··· Entries shown

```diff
@@ -148,6 +149,10 @@
                          const int32_t* src_ptr, int64_t N, int64_t E, float* g_x, float* g_w, void* stream);
 int e3k_tp_scalar_supported(const e3k_tp_plan* plan);
 int e3k_tp_bwd_xw_scalar_ptable(const e3k_tp_plan* plan, const float* x, const void* P, int32_t table_w, const int32_t* table_off,
+                                const int32_t* erec_src, const float* g_out, const int32_t* src_ptr, int64_t N, int64_t E, float* g_x,
+                                float* g_w, void* stream);
+int e3k_tp_masked_supported(const e3k_tp_plan* plan);
+int e3k_tp_bwd_xw_masked_ptable(const e3k_tp_plan* plan, const float* x, const void* P, int32_t table_w, const int32_t* live_col,
                                 const int32_t* erec_src, const float* g_out, const int32_t* src_ptr, int64_t N, int64_t E, float* g_x,
                                 float* g_w, void* stream);
 int e3k_expand_columns(const float* src, int64_t rows, int32_t w_src, int32_t w_dst, const int32_t* src_col, const int32_t* dst_col,
@@ -459,7 +464,7 @@
   int32_t d_in, d_x1, d_mid, d_conv, d_out, W;
   int32_t post_in_covered, sc_in_covered, lin1_in_covered, sc_out_covered, post_out_covered, tp_bwd_x_overwrites;
   int32_t w_live, n_live;
-  int32_t live_col[8], live_len[8];
+  int32_t live_col[E3K_NARROW_MAX_SLOTS], live_len[E3K_NARROW_MAX_SLOTS];
 } e3k_layer_desc;
 
 typedef struct e3k_layer e3k_layer;
```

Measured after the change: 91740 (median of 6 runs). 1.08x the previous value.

······

Exercise details:
In your response, give all the records again with nothing altered.

Answer space:
```diff
@@ -148,6 +149,10 @@
                          const int32_t* src_ptr, int64_t N, int64_t E, float* g_x, float* g_w, void* stream);
 int e3k_tp_scalar_supported(const e3k_tp_plan* plan);
 int e3k_tp_bwd_xw_scalar_ptable(const e3k_tp_plan* plan, const float* x, const void* P, int32_t table_w, const int32_t* table_off,
+                                const int32_t* erec_src, const float* g_out, const int32_t* src_ptr, int64_t N, int64_t E, float* g_x,
+                                float* g_w, void* stream);
+int e3k_tp_masked_supported(const e3k_tp_plan* plan);
+int e3k_tp_bwd_xw_masked_ptable(const e3k_tp_plan* plan, const float* x, const void* P, int32_t table_w, const int32_t* live_col,
                                 const int32_t* erec_src, const float* g_out, const int32_t* src_ptr, int64_t N, int64_t E, float* g_x,
                                 float* g_w, void* stream);
 int e3k_expand_columns(const float* src, int64_t rows, int32_t w_src, int32_t w_dst, const int32_t* src_col, const int32_t* dst_col,
@@ -459,7 +464,7 @@
   int32_t d_in, d_x1, d_mid, d_conv, d_out, W;
   int32_t post_in_covered, sc_in_covered, lin1_in_covered, sc_out_covered, post_out_covered, tp_bwd_x_overwrites;
   int32_t w_live, n_live;
-  int32_t live_col[8], live_len[8];
+  int32_t live_col[E3K_NARROW_MAX_SLOTS], live_len[E3K_NARROW_MAX_SLOTS];
 } e3k_layer_desc;
 
 typedef struct e3k_layer e3k_layer;
```

Measured after the change: 91740 (median of 6 runs). 1.08x the previous value.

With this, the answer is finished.